### Task
Should the word "fgrp" occur in a line of the records, copy that line.
Segment Start: Exercise input
+                    if (g == (pc * NG) / XPW) WIDE_DMA((xb_) ^ 1, dkt_, pc)                                      \
+            }                                                                                                     \
+            _Pragma("unroll") for (int wd = 0; wd < 4; wd++)                                                      \
+                if (g == (wd * NG) / 4 + 1) WIDE_STORE_WORD(RS_, (S_) ^ 1, wd);                                   \
+            __builtin_amdgcn_sched_barrier(0);                                                                    \
+        }                                                                                                         \
+    }
+#define WIDE_STEP(xb_, kt_)                                                                                       \
+    {                                                                                                             \
+        const int kn_ = (kt_) + 1 < last ? (kt_) + 1 : last;                                                      \
+        WIDE_PHASE(0, xb_, true, kn_, R0, kn_, R1);                                                               \
+        __syncthreads();                                                                                          \
+        WIDE_PHASE(1, xb_, false, 0, R1, kn_, R0);                                                                \
+        __syncthreads();                                                                                          \
+    }
+
+#pragma unroll
+    for (int i = 0; i < XPW; i++) WIDE_DMA(0, 0, i)
+    WIDE_LOAD(R0, 0, 0);
+    WIDE_LOAD(R1, 0, 1);
+    const bool ln = p.ln_c != nullptr;
+    if (ln && tid < BM) ln_rs[tid] = ln_row_centred(p, m0 + tid < p.M ? m0 + tid : p.M - 1, tile_n == 0);
+    WIDE_PIN_ACC();
+    asm volatile("s_nop 7\n\ts_nop 7" ::: "memory");
+#pragma unroll
+    for (int j = 0; j < 4; j++) WIDE_STORE_WORD(R0, 0, j);
+    __syncthreads();
+    int kt = 0;
+    for (; kt + 1 < nk; kt += 2) {
+        WIDE_STEP(0, kt);
+        WIDE_STEP(1, kt + 1);
+    }
+    if (kt < nk) WIDE_STEP(0, kt);
+#undef WIDE_STEP
+#undef WIDE_PHASE
+#undef WIDE_WFRAG
+#undef WIDE_XFRAG
+#undef WIDE_DMA
+#undef WIDE_STORE_WORD
+#undef WIDE_LOAD
+    asm volatile("s_nop 15\n\ts_nop 15" ::: "memory");
+    WIDE_PIN_ACC();
+#undef WIDE_PIN_ACC
+
+    const int nb = n0 + wn * 128, mb = m0 + wm * HM;
+    const float2 * rs_lane = ln_rs + wm * HM + frow;
+    half_t * stage = (half_t *)smem_raw + wave * HM * 68;
+    typedef f4 half_acc_t[4][TM];
+#pragma unroll
+    for (int hf = 0; hf < 2; hf++) {
+        half_acc_t & hacc = *(half_acc_t *)&acc[4 * hf];
+        if (nb + 64 * hf + 64 <= p.W.N && (p.ldc & 7) == 0) gemm_epilogue_f16_staged<EPI, 4, TM>(p, hacc, nb + 64 * hf, mb, frow, fgrp, stage, lane, ln, rs_lane);
+        else gemm_epilogue<EPI, 4, TM>(p, hacc, nb + 64 * hf, mb, frow, fgrp, ln, rs_lane);
+    }
+}
+
+}
+
+}
diff --git a/clip_cpp_amd/csrc/k_gemm.hip b/clip_cpp_amd/csrc/k_gemm.hip
--- a/clip_cpp_amd/csrc/k_gemm.hip
+++ b/clip_cpp_amd/csrc/k_gemm.hip
@@ -2,6 +2,7 @@
 #include <vector>
 
 #include "gemm_common.h"
+#include "gemm_wide.h"
 
 namespace clipamd {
Segment End: Exercise input
### Solution to this problem
+        if (nb + 64 * hf + 64 <= p.W.N && (p.ldc & 7) == 0) gemm_epilogue_f16_staged<EPI, 4, TM>(p, hacc, nb + 64 * hf, mb, frow, fgrp, stage, lane, ln, rs_lane);
+        else gemm_epilogue<EPI, 4, TM>(p, hacc, nb + 64 * hf, mb, frow, fgrp, ln, rs_lane);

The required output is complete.